While the reduction of the training and inference runtimes have received considerable attention CoatesHWWCN13 ; Han2015 ; GordonENCWYC18 ; NIPS2016_6250 ; pmlr-v70-kumar17a ; XuKWC2013 , relatively little work has been done regarding the transfer of data induced by such server/client based scenarios. However, this data transfer between clients and servers can become a severe bottleneck, which can significantly affect the way users can make use of the available data. In some cases the necessary data transfer can be reduced based on prior knowledge (e. g., in case one knows that only certain input channels are relevant for the task to be conducted). Also, for some learning tasks, the data transfer can be reduced by extracting a small amount of expressive features from the raw data. In general, such feature based reductions have to be adapted to the specific tasks and might also lead to a worse performance compared to purely data-driven approaches.
Contribution: We propose a framework that allows to automatically select those parts of the input data that are relevant for a particular network. In particular, our approach aims to select the minimal amount of data needed to achieve a model performance that is comparable with one that can be obtained on all the input data. The individual selection criteria can be adapted to the specific needs of the task at hand as well as to the transfer capabilities between the server and the clients. As shown in our experiments, our framework can be used to sometimes significantly reduce the amount of data needed to be transferred during the inference phase without affecting the model performance much.
2 Related Work
Reducing the practical training time has gained significant attention in recent years. This includes the use of specialized techniques such as massively-parallel or distributed implementations CoatesHWWCN13 ; NIPS2012_4687 ; NIPS2018_8028 . Approaches aiming at an efficient inference phase have been proposed, including schemes that aim at reducing the weights of networks or at reducing the amount of floating point operations needed during inference Han2015 ; GordonENCWYC18 . Similarly, methods that aim at small tree-based models have been suggested pmlr-v70-kumar17a ; XuKWC2013 . The transfer of data during the inference phase has been addressed as well such as constructing machine learning models under the assumption of a limited prediction-time budget. For instance, Nan et al. NIPS2016_6250
propose a method that prunes features during the construction of random forests such that only few are needed during the inference phase (thus, avoiding costs for the computation and the transfer of the features). In some cases, data compression can be used to reduce the amount of bytes needed to be transferred (e. g., images compressed via JPEG). However, this usually requires to retrain a network to find a suitable compression level, which is not known beforehand. Further, such compressed versions might not be available on the server/client side.111Our framework can handle these compression scenarios as a special case, where the optimal compression level is automatically selected during the training phase. Deep neural networks have also been used to compress image data 7999241 , but the resulting compressed versions are independent of the learning task.

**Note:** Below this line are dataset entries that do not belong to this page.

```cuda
extern "C" int o2345_conv3x3_f16(const void* x, int B, int H, int W, int C, const void* weight, int N, void* out, int64_t ldc,
                                 const o2345_epilogue* ep, float* splitk_ws, int64_t ws_floats, o2345_stream_t stream) {
  O2345_CHECK_ARG(x && weight && out, "null pointer");
  O2345_CHECK_ARG(B > 0 && H > 0 && W > 0 && C > 0 && (C % 8) == 0 && N > 0, "bad sizes (C must be a multiple of 8)");
  O2345_CHECK_ARG(conv_tiles(H, W),
                  "implicit 3x3 conv: the image must tile into 128-pixel boxes (W % 128 == 0, or 128 % W == 0 with "
                  "H % (128 / W) == 0, or 128 % (H * W) == 0)");
  O2345_CHECK_ARG(((uintptr_t)x % 16) == 0 && ((uintptr_t)weight % 16) == 0, "operands must be 16-byte aligned");
  return conv_launch(x, B, H, W, C, weight, N, out, ldc, ep, splitk_ws, ws_floats, 9, 3, -1, -1, 0, 0, 0, (cudaStream_t)stream);
}

extern "C" int o2345_conv_up2x_f16(const void* x, int B, int H, int W, int C, const void* weight4, int N, void* out, int64_t ldc,
                                   const o2345_epilogue* ep, float* splitk_ws, int64_t ws_floats, o2345_stream_t stream) {
  O2345_CHECK_ARG(x && weight4 && out, "null pointer");
  O2345_CHECK_ARG(B > 0 && H > 0 && W > 0 && C > 0 && (C % 8) == 0 && N > 0, "bad sizes (C must be a multiple of 8)");
  O2345_CHECK_ARG(conv_tiles(H, W), "up-sampling conv: the LOW-resolution image must tile into 128-pixel boxes (see o2345_conv3x3_f16)");
  O2345_CHECK_ARG(((uintptr_t)x % 16) == 0 && ((uintptr_t)weight4 % 16) == 0, "operands must be 16-byte aligned");
  O2345_CHECK_ARG(!ep || (!ep->residual && !ep->colstats && !ep->rowbias && ep->act != 3),
                  "up-sampling conv: bias / activation epilogues only (no residual, row bias, statistics, GEGLU)");
  O2345_CHECK_ARG((int64_t)B * 4 * H * W < (1ll << 31), "output rows must fit 31 bits");
  const __half* w = reinterpret_cast<const __half*>(weight4);
  for (int ph = 0; ph < 4; ++ph) {
    const int a = ph >> 1, b = ph & 1;
    int rc = conv_launch(x, B, H, W, C, w + (int64_t)ph * N * 4 * C, N, out, ldc, ep, splitk_ws, ws_floats, 4, 2, b - 1, a - 1, 1, a, b,
                         (cudaStream_t)stream);
    if (rc) return rc;
  }
  return O2345_OK;
}

extern "C" int o2345_gemm_f16(const void* A, const void* B, void* C, int M, int N, int K, int64_t lda, int64_t ldb,
                              int64_t ldc, int nh, int nb, int64_t stride_a_h, int64_t stride_a_b, int64_t stride_b_h,
                              int64_t stride_b_b, int64_t stride_c_h, int64_t stride_c_b, const o2345_epilogue* ep,
                              float* splitk_ws, int64_t ws_floats, o2345_stream_t stream) {
  O2345_CHECK_ARG(A && B && C, "null pointer");
  O2345_CHECK_ARG(M > 0 && N > 0 && K > 0 && nh >= 0 && (nh == 0 || nb >= 1), "bad sizes");
  O2345_CHECK_ARG((lda % 8) == 0 && (ldb % 8) == 0, "row strides of A and B must be multiples of 8 fp16 (16 bytes) for TMA");
  O2345_CHECK_ARG(((uintptr_t)A % 16) == 0 && ((uintptr_t)B % 16) == 0, "A and B must be 16-byte aligned");
  O2345_CHECK_ARG(nh == 0 || ((stride_a_h % 8) == 0 && (stride_a_b % 8) == 0 && (stride_b_h % 8) == 0 && (stride_b_b % 8) == 0),
                  "batch strides must be multiples of 8 fp16");
  GemmParams p;
  p.M = M, p.N = N, p.K = K, p.ldc = ldc, p.nh = nh > 0 ? nh : 1, p.stride_c_h = stride_c_h, p.stride_c_b = stride_c_b, p.C = C;
  int rc = fill_epilogue(p, ep, M, N, ldc);
  if (rc) return rc;
  O2345_CHECK_ARG(nh == 0 || (!p.rowbias && p.act != 3), "row bias / GEGLU are not available in batched mode");
  p.batched = nh > 0 ? 1 : 0;
  p.conv = 0, p.cC = p.cH = p.cW = p.cblocks = 0;
  p.ctaps = p.ctx = p.cox = p.coy = p.up = p.upa = p.upb = 0;
  set_workspace(p, splitk_ws, ws_floats);
  cudaStream_t st = (cudaStream_t)stream;
  const Config c = pick_config(p, cdiv(K, BK), nh == 0, ws_floats);
  p.splits = c.splits;
  CUtensorMap ma, mb;
  rc = make_map(&ma, A, M, K, lda, nh, nb, stride_a_h, stride_a_b, BM);
  if (rc) return rc;
  rc = make_map(&mb, B, N, K, ldb, nh, nb, stride_b_h, stride_b_b, c.bn);
  if (rc) return rc;
  return dispatch(c, pick_mode(p, c), ma, mb, p, nh > 0 ? nh * nb : 0, st);
}
```
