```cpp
#define SVC_HIP_TRY(expr)                                                       \
  do {                                                                          \
    hipError_t e_ = (expr);                                                     \
    if (e_ != hipSuccess)                                                       \
      return ::svc::fail(SVC_ERR_HIP, "%s failed: %s (%s:%d)", #expr,           \
                         hipGetErrorString(e_), __FILE__, __LINE__);            \
  } while (0)

#define SVC_REQUIRE(cond, ...)                                                  \
  do {                                                                          \
    if (!(cond)) return ::svc::fail(SVC_ERR_INVALID_ARG, __VA_ARGS__);          \
  } while (0)

inline int check_launch(const char* what, const char* pass = nullptr) {
  hipError_t e = hipGetLastError();
  if (e != hipSuccess)
    return fail(SVC_ERR_HIP, "launch of %s%s%s failed: %s", what, pass ? " " : "", pass ? pass : "", hipGetErrorString(e));
  return SVC_OK;
}

inline uint64_t pyramid_bytes(uint32_t w, uint32_t h, uint32_t levels) {
  uint64_t n = 0;
  for (uint32_t l = 0; l < levels; ++l) n += (uint64_t)(w >> l) * (h >> l);
  return n;
}

__host__ __device__ inline uint32_t div_up(uint32_t a, uint32_t b) { return (a + b - 1) / b; }
inline bool aligned(const void* p, uintptr_t a) { return (reinterpret_cast<uintptr_t>(p) & (a - 1)) == 0; }

struct Staging {
  hipStream_t stream = nullptr;
  uint8_t* dev = nullptr;
  uint8_t* pin = nullptr;
  size_t cap = 0;
  hipEvent_t piece[8] = {};
  ~Staging();
  int ensure(size_t bytes);
  int download(const uint8_t* d_src, size_t pin_off, size_t bytes, uint8_t* const* dst, uint32_t n_dst);
};
Staging& host_stage();
void host_copy(void* dst, const void* src, size_t bytes);
int require_device();
inline size_t up256(size_t v) { return (v + 255) & ~(size_t)255; }

__device__ __forceinline__ uint32_t xcd_contiguous_block(uint32_t bid, uint32_t nblocks) {
  const uint32_t q = nblocks >> 3, r = nblocks & 7u, xcd = bid & 7u, k = bid >> 3;
  return (xcd < r ? xcd * (q + 1) : r * (q + 1) + (xcd - r) * q) + k;
}


int launch_stream_probe(const void* d_in, void* d_out, uint64_t bytes, uint32_t reads, uint32_t writes, hipStream_t stream);

int launch_hbma(const uint8_t* d_tracked, const uint8_t* d_anchor, uint64_t pair_stride,
                uint32_t n_pairs, uint32_t levels, uint32_t w, uint32_t h, uint32_t range,
                uint32_t bw, uint32_t bh, float* d_mv, float* d_mad, uint32_t flags,
                hipStream_t stream);
int launch_ebma(const uint8_t* d_tracked, const uint8_t* d_anchor, uint64_t pair_stride,
                uint32_t n_pairs, uint32_t w, uint32_t h, uint32_t range, uint32_t bw,
                uint32_t bh, float* d_mv, float* d_mad, hipStream_t stream);
int launch_dct(const uint8_t* d_bgr, uint64_t frame_stride, uint32_t n_frames, uint32_t w,
               uint32_t h, uint32_t bw, uint32_t bh, const uint32_t* d_types, uint32_t mv_bw,
               uint32_t mv_bh, uint32_t fg_step, uint32_t bg_step, bool quant, float* d_planes,
               hipStream_t stream, uint8_t* d_records = nullptr, uint64_t records_stride = 0,
               uint32_t emit_h = 0, uint8_t* d_luma = nullptr, uint64_t luma_stride = 0);
int launch_dct_quant_speculative(const uint8_t* d_bgr, uint64_t frame_stride, uint32_t n_frames, uint32_t w, uint32_t h, uint32_t block,
                                 uint32_t bg_step, float* d_planes, uint8_t* d_luma, uint64_t luma_stride, hipStream_t stream);
uint64_t dct_redo_workspace_bytes(uint32_t n_frames, uint32_t mv_blocks);
int launch_count_foreground(const uint32_t* d_types, uint64_t n, uint32_t* d_count, hipStream_t stream);
int launch_dct_quant_redo_foreground(const uint8_t* d_bgr, uint64_t frame_stride, uint32_t n_frames, uint32_t w, uint32_t h, uint32_t block,
                                     const uint32_t* d_types, uint32_t mv_bw, uint32_t mv_bh, uint32_t fg_step, float* d_planes,
                                     uint8_t* d_ws, hipStream_t stream);
int launch_wire_patch_types(const uint32_t* d_types, uint32_t n_frames, uint32_t frame_w, uint32_t frame_h, uint32_t emit_h, uint32_t tb,
                            uint32_t mv_bw, uint32_t mv_bh, uint8_t* d_out, uint64_t out_stride, bool force_all, hipStream_t stream);
int launch_dct_tiles(float* d_img, uint32_t w, uint32_t h, uint32_t bw, uint32_t bh, const uint32_t* d_xy, uint32_t n_tiles,
                     hipStream_t stream);
int launch_quant(float* d_coeffs, uint64_t n, uint32_t step, hipStream_t stream);
int launch_quant_frames(float* d_planes, uint32_t n_frames, uint32_t w, uint32_t h,
                        uint32_t mv_bw, uint32_t mv_bh, const uint32_t* d_types,
                        uint32_t fg_step, uint32_t bg_step, hipStream_t stream);
int launch_ransac(const float* d_mv, uint32_t blocks, uint32_t n_frames,
                  svc_ransac_params params, const uint32_t* d_samples, uint32_t iters,
                  float* d_gm, float* d_rmse, uint8_t* d_mask, uint32_t* d_count,
                  uint32_t flags, hipStream_t stream);
int launch_ransac_rmse(const float* d_mv, uint32_t blocks, uint32_t n_frames, svc_ransac_params params, const float* d_gm,
                       const uint8_t* d_mask, const uint32_t* d_count, float* d_rmse, hipStream_t stream);
int launch_block_types(const uint8_t* d_mask, uint64_t n, uint32_t* d_types, hipStream_t stream);
int launch_serialize(const float* d_planes, uint64_t plane_elems, uint32_t n_frames, const uint32_t* d_types,
                     uint32_t mv_blocks, uint32_t frame_w, uint32_t frame_h, uint32_t tbw, uint32_t tbh,
                     uint32_t mfw, uint32_t mv_bw, uint32_t mv_bh, uint8_t* d_out, uint64_t out_stride,
                     hipStream_t stream);
int launch_decode(const float* d_planes, uint32_t n_frames, uint32_t w, uint32_t h, uint32_t block,
                  const uint32_t* d_types, uint32_t mv_bw, uint32_t mv_bh, uint32_t fg_step, uint32_t bg_step,
                  uint32_t gx, uint32_t gy, uint32_t gw, uint32_t gh, float* d_bgr, hipStream_t stream);
int launch_sse(const uint8_t* d_src, uint64_t src_stride, const float* d_rec, uint32_t n_frames, uint32_t w,
               uint32_t h, uint32_t region_w, uint32_t region_h, uint64_t* d_sse, hipStream_t stream);
uint64_t segment_workspace_per_frame(uint32_t n, uint32_t attempts);
int launch_segment(const uint8_t* d_mask, const float* d_mv, uint32_t mfw, uint32_t mfh, uint32_t n_frames,
                   uint32_t mv_bw, uint32_t mv_bh, const svc_segment_params& p, uint64_t seed, uint8_t* d_ws,
                   uint32_t* d_types, uint32_t flags, hipStream_t stream);
uint64_t global_ebma_workspace_bytes(uint32_t range, uint32_t n_pairs);
int launch_global_ebma(const uint8_t* d_tracked, const uint8_t* d_anchor, uint64_t pair_stride, uint32_t n_pairs, uint32_t w,
                       uint32_t h, uint32_t range, uint8_t* d_ws, float* d_gm, float* d_min_mad, bool combine,
                       hipStream_t stream);
int launch_global_avg(const float* d_mv, uint32_t blocks, uint32_t n_frames, float* d_out, hipStream_t stream);
int launch_pyr_down_levels(uint8_t* d_pyr, uint64_t pyr_stride, uint32_t n_frames, uint32_t w, uint32_t h, uint32_t levels,
                           uint32_t first_plain_level, hipStream_t stream);
int launch_luma_pyramid(const uint8_t* d_bgr, uint64_t frame_stride, uint32_t n_frames,
                        uint32_t w, uint32_t h, uint32_t levels, uint8_t* d_pyr,
                        uint64_t pyr_stride, hipStream_t stream);

}
```

### scalable_video_codec_amd/native.py

```python
from __future__ import annotations

import ctypes as C
import os
from typing import Optional, Tuple

import torch

PKG = os.path.dirname(os.path.abspath(__file__))
LIB_PATH = os.path.join(PKG, "libsvc_hip.so")
MOTION_LIB_PATH = os.path.join(PKG, "libsvc_motion.so")

SVC_OK, SVC_ERR_INVALID_ARG, SVC_ERR_UNSUPPORTED, SVC_ERR_HIP, SVC_ERR_NO_DEVICE = range(5)
HBMA_AUTO, HBMA_FORCE_WAVE_PER_BLOCK, HBMA_FORCE_FUSED, HBMA_FORCE_TILED, HBMA_FORCE_LANE = 0, 1, 2, 4, 8


class SvcError(RuntimeError):
    def __init__(self, status: int, message: str):
        super().__init__(f"svc_hip status {status}: {message}")
        self.status = status


class RansacParams(C.Structure):
    _fields_ = [("subset_sz", C.c_uint32), ("inlier_thresh", C.c_float),
                ("success_prob", C.c_float), ("inlier_ratio", C.c_float)]


class SegmentParams(C.Structure):
    _fields_ = [("morph_rect_w", C.c_uint32), ("morph_rect_h", C.c_uint32), ("cluster_count", C.c_uint32),
                ("attempt_count", C.c_uint32), ("max_iter_count", C.c_uint32), ("epsilon", C.c_float),
                ("connectivity", C.c_uint32)]


class StepPair(C.Structure):
    _fields_ = [("fg_step", C.c_uint32), ("bg_step", C.c_uint32)]


class WireHeader(C.Structure):
    _fields_ = [(n, C.c_uint32) for n in ("frame_count", "frame_w", "frame_h", "frame_excess_w", "frame_excess_h",
                                          "transform_block_w", "transform_block_h", "channel_count")]


DEFAULT_SEGMENT = dict(morph_rect_w=3, morph_rect_h=3, cluster_count=10, attempt_count=3, max_iter_count=10,
                       epsilon=1.0, connectivity=4)

_vp = C.c_void_p
_u32, _u64 = C.c_uint32, C.c_uint64

SIGNATURES = {
    "svc_hip_last_error": (C.c_char_p, []),
    "svc_hip_abi_version": (C.c_int, []),
    "svc_hip_device_count": (C.c_int, [C.POINTER(C.c_int)]),
    "svc_hip_tune_host_allocator": (C.c_int, [_u32]),
    "svc_hip_host_tuning_requested": (C.c_int, []),
    "svc_hip_pyramid_bytes": (_u64, [_u32, _u32, _u32]),
    "svc_hip_hbma_pairs": (C.c_int, [_vp, _vp, _u64, _u32, _u32, _u32, _u32, _u32, _u32, _u32, _vp, _vp, _u32, _vp]),
    "svc_hip_hbma_kernel_name": (C.c_char_p, [_u32, _u32, _u32, _u32, _u32, _u32, _u32]),
    "svc_hip_ebma_pairs": (C.c_int, [_vp, _vp, _u64, _u32, _u32, _u32, _u32, _u32, _u32, _vp, _vp, _vp]),
    "svc_hip_ransac_iter_count": (_u32, [RansacParams]),
    "svc_hip_ransac_frames": (C.c_int, [_vp, _u32, _u32, RansacParams, _vp, _u32, _vp, _vp, _vp, _vp, _vp]),
    "svc_hip_ransac_frames_ex": (C.c_int, [_vp, _u32, _u32, RansacParams, _vp, _u32, _vp, _vp, _vp, _vp, _u32, _vp]),
    "svc_hip_ransac_rmse_frames": (C.c_int, [_vp, _u32, _u32, RansacParams, _vp, _vp, _vp, _vp, _vp]),
    "svc_hip_segment_frames_ex": (C.c_int, [_vp, _vp, _u32, _u32, _u32, _u32, _u32, SegmentParams, _u64, _vp, _u64, _vp, _u32, _vp]),
    "svc_hip_block_types_frames": (C.c_int, [_vp, _u32, _u32, _vp, _vp]),
    "svc_hip_probe_stream": (C.c_int, [_vp, _vp, _u64, _u32, _u32, _vp]),
    "svc_hip_segment_workspace_bytes": (_u64, [_u32, _u32, _u32, _u32]),
    "svc_hip_segment_frames": (C.c_int, [_vp, _vp, _u32, _u32, _u32, _u32, _u32, SegmentParams, _u64, _vp, _u64, _vp, _vp]),
    "svc_hip_wire_header": (C.c_int, [_u32] * 8 + [C.POINTER(WireHeader)]),
    "svc_hip_serialized_frame_bytes": (_u64, [_u32, _u32, _u32, _u32]),
    "svc_hip_serialize_frames": (C.c_int, [_vp, _u64, _u32, _vp] + [_u32] * 8 + [_vp, _u64, _vp]),
    "svc_hip_dct_records_frames": (C.c_int, [_vp, _u64, _u32, _u32, _u32, _u32, _vp, _u32, _u32, _u32, _u32, _u32, _vp, _u64, _vp]),
    "svc_hip_decode_frames": (C.c_int, [_vp, _u32, _u32, _u32, _u32, _vp] + [_u32] * 8 + [_vp, _vp]),
    "svc_hip_sse_frames": (C.c_int, [_vp, _u64, _vp] + [_u32] * 5 + [_vp, _vp]),
    "svc_hip_dct_frames": (C.c_int, [_vp, _u64, _u32, _u32, _u32, _u32, _u32, _vp, _vp]),
    "svc_hip_dct_quant_frames": (C.c_int, [_vp, _u64, _u32, _u32, _u32, _u32, _u32, _vp, _u32, _u32, _u32, _u32, _vp, _vp]),
    "svc_hip_quant": (C.c_int, [_vp, _u64, _u32, _vp]),
    "svc_hip_quant_frames": (C.c_int, [_vp, _u32, _u32, _u32, _u32, _u32, _vp, _u32, _u32, _vp]),
    "svc_hip_luma_pyramid_frames": (C.c_int, [_vp, _u64, _u32, _u32, _u32, _u32, _vp, _u64, _vp]),
    "svc_hip_pyramid_levels_frames": (C.c_int, [_vp, _u64, _u32, _u32, _u32, _u32, _vp]),
    "svc_hip_dct_records_luma_frames": (C.c_int, [_vp, _u64, _u32, _u32, _u32, _u32, _u32, _vp, _u64, _vp, _u64, _vp]),
    "svc_hip_wire_patch_types_frames": (C.c_int, [_vp, _u32, _u32, _u32, _u32, _u32, _u32, _u32, _vp, _u64, C.c_int, _vp]),
    "svc_hip_dct_quant_luma_frames": (C.c_int, [_vp, _u64, _u32, _u32, _u32, _u32, _u32, _vp, _vp, _u64, _vp]),
    "svc_hip_dct_redo_workspace_bytes": (_u64, [_u32, _u32, _u32, _u32, _u32]),
    "svc_hip_count_foreground": (C.c_int, [_vp, _u64, _vp, _vp]),
    "svc_hip_dct_quant_redo_frames": (C.c_int, [_vp, _u64, _u32, _u32, _u32, _u32, _vp, _u32, _u32, _u32, _vp, _vp, _u64, _vp]),
    "svc_hip_hbma_host": (C.c_int, [_vp, _vp, _u32, _u32, _u32, _u32, _u32, _u32, _vp, _vp, _u32]),
    "svc_hip_ebma_host": (C.c_int, [_vp, _vp, _u32, _u32, _u32, _u32, _u32, _vp, _vp]),
    "svc_hip_ransac_host": (C.c_int, [_vp, _u32, RansacParams, _vp, _u32, _vp, _vp, _vp, _vp]),
    "svc_hip_dct_host": (C.c_int, [_vp, _u32, _u32, _u32, _u32, _vp]),
    "svc_hip_dct_quant_host": (C.c_int, [_vp, _u32, _u32, _u32, _u32, _vp, _u32, _u32, _u32, _u32, _vp]),
    "svc_hip_quant_host": (C.c_int, [_vp, _u64, _u32]),
    "svc_hip_global_ebma_workspace_bytes": (_u64, [_u32, _u32]),
    "svc_hip_global_ebma_pairs": (C.c_int, [_vp, _vp, _u64, _u32, _u32, _u32, _u32, _vp, _u64, _vp, _vp, _vp]),
    "svc_hip_global_avg_frames": (C.c_int, [_vp, _u32, _u32, _vp, _vp]),
    "svc_hip_global_ebma_host": (C.c_int, [_vp, _vp, _u32, _u32, _u32, _vp, _vp]),
    "svc_hip_global_hbma_host": (C.c_int, [_vp, _vp, _u32, _u32, _u32, _u32, _vp]),
    "svc_hip_global_avg_host": (C.c_int, [_vp, _u32, _vp]),
    "svc_hip_comm_available": (C.c_int, []),
    "svc_hip_comm_info": (C.c_int, [_vp, C.POINTER(_u32), C.POINTER(_u32), C.POINTER(C.c_int32)]),
    "svc_hip_comm_unique_id": (C.c_int, [_vp]),
    "svc_hip_comm_create": (C.c_int, [_vp, _u32, _u32, C.POINTER(_vp)]),
    "svc_hip_comm_destroy": (C.c_int, [_vp]),
    "svc_hip_halo_shift": (C.c_int, [_vp, _vp, _vp, _u64, _u32, _u32, _u32, _vp]),
    "svc_hip_dct_planes_host": (C.c_int, [_vp, _u32, _u32, _u32, _u32, C.POINTER(_vp)]),
    "svc_hip_bgr2yuv_host": (C.c_int, [_vp, _u32, _u32, _vp]),
    "svc_hip_build_pyramid_host": (C.c_int, [_vp, _u32, _u32, _u32, C.POINTER(_vp)]),
    "svc_hip_morph_rect_host": (C.c_int, [_vp, _u32, _u32, _u32, _u32, _u32, _vp]),
    "svc_hip_kmeans_host": (C.c_int, [_vp, _u32, _u32, _u32, _u32, _u32, C.c_float, _u64, _vp, C.POINTER(C.c_double)]),
    "svc_hip_connected_components_host": (C.c_int, [_vp, _u32, _u32, _u32, _vp, C.POINTER(_u32)]),
    "svc_hip_dct_tiles_host": (C.c_int, [_vp, _u32, _u32, _u32, _u32, _vp, _u32]),
    "svc_hip_levels_max_bytes": (_u64, [_u32] * 7),
    "svc_hip_pack_levels_workspace_bytes": (_u64, [_u32] * 5),
    "svc_hip_pack_levels_frames": (C.c_int, [_vp, _vp] + [_u32] * 9 + [_vp, _u64, _vp, _u64, _vp, _vp]),
    "svc_hip_unpack_levels_frames": (C.c_int, [_vp, _u64, _vp] + [_u32] * 7 + [_vp, _u64, _vp, _vp, _vp, _vp]),
    "svc_hip_dct_pack_levels_workspace_bytes": (_u64, [_u32] * 6),
    "svc_hip_dct_pack_levels_frames": (C.c_int, [_vp, _u64] + [_u32] * 4 + [_vp] + [_u32] * 4 + [_vp, _u64, _vp, _u64, _vp, _vp]),
    "svc_hip_levels_drain": (C.c_int, [_vp, _vp] + [_u32] * 7 + [_vp, _u64, _vp]),
    "svc_hip_entropy_max_bytes": (_u64, [_u32] * 7),
    "svc_hip_entropy_workspace_bytes": (_u64, [_u32] * 7),
    "svc_hip_entropy_encode_frames": (C.c_int, [_vp, _u64, _vp] + [_u32] * 7 + [_vp, _u64, _vp, _u64, _vp, _vp, _vp]),
    "svc_hip_entropy_decode_frames": (C.c_int, [_vp, _u64, _vp] + [_u32] * 7 + [_vp, _u64, _vp, _u64, _vp, _vp, _vp]),
    "svc_hip_entropy_drain": (C.c_int, [_vp, _vp] + [_u32] * 7 + [_vp, _u64, _vp]),
    "svc_hip_dct_pack_levels_budget_workspace_bytes": (_u64, [_u32] * 7),
    "svc_hip_dct_pack_levels_budget_frames": (C.c_int, [_vp, _u64] + [_u32] * 4 + [_vp] + [_u32] * 2 + [C.POINTER(StepPair), _u32, _vp, _vp, _u64,
                                                        _vp, _u64, _vp, _vp, _vp]),
    "svc_hip_pack_levels_budget_workspace_bytes": (_u64, [_u32] * 6),
    "svc_hip_pack_levels_budget_frames": (C.c_int, [_vp, _vp] + [_u32] * 7 + [C.POINTER(StepPair), _u32, _vp, _vp, _u64, _vp, _u64, _vp,
                                                                             _vp, _vp]),
    "svc_hip_decode_levels_workspace_bytes": (_u64, [_u32] * 5),
    "svc_hip_decode_levels_frames": (C.c_int, [_vp, _u64, _vp] + [_u32] * 9 + [_vp, _vp, _u64, _vp, _vp, _u32, _u32, _vp, _vp]),
    "svc_hip_gaze_rect": (C.c_int, [_u32] * 8 + [C.POINTER(_u32)]),
    "svc_hip_decode_records_frames": (C.c_int, [_vp, _u64] + [_u32] * 7 + [_vp, _vp, _vp, _u32, _u32, _vp]),
    "svc_hip_wire_layout": (C.c_int, [C.POINTER(WireHeader), _u64, C.POINTER(_u32), C.POINTER(_u64)]),
}
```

We conduct a gradient-driven search to find suitable weight assignments for the selection masks. An alternative to our approach are greedy schemes that, e. g., incrementally select input channels or pixels. However, these schemes might yield suboptimal results since only one channel/pixel is selected in each step. Further, these approaches quickly become computationally infeasible in case many channels or input pixels are given. Naturally, an exhaustive search for finding optimal mask assignments is computationally intractable. Our approach can be seen as a trade-off between these two variants. Finally, peripheral vision and deep saliency maps have been proposed to visualize neural networks strasburger2011peripheral ; deepSaliency ; selvaraju2017grad ; these techniques are also somewhat related to our work.
3 Learning Selection Masks
We resort to masks that can be used to select certain parts of the input data. These masks are adapted during the training process such that (a) the predictive power of the network is satisfying and (b) only a minimal amount of the input data is selected. We will focus on image data in this work for the sake of exposition, but our approach can also be applied to other types of data.
3.1 Selection Masks
The selection masks allow to select parts of the data such as certain input channels or individual pixels of the different channels, see Figure 2. For each such mask, an associated cost can be defined, which can be used to adapt the masks to the specific requirements of the task at hand (e. g., in case selecting pixels from one channel will cause less data transfer in the inference phase than from another channel). Our optimization approach resorts to the following mask realizations, see Figure 3:
channel(any): To select an arbitrary number of input channels, a joint mask is used, which contains, for each of the channels, two weights. For instance, a mask with and corresponds to selecting the first but not the second channel. Before applying the mask to an image , the first two axes are broadcasted, which yields a mask .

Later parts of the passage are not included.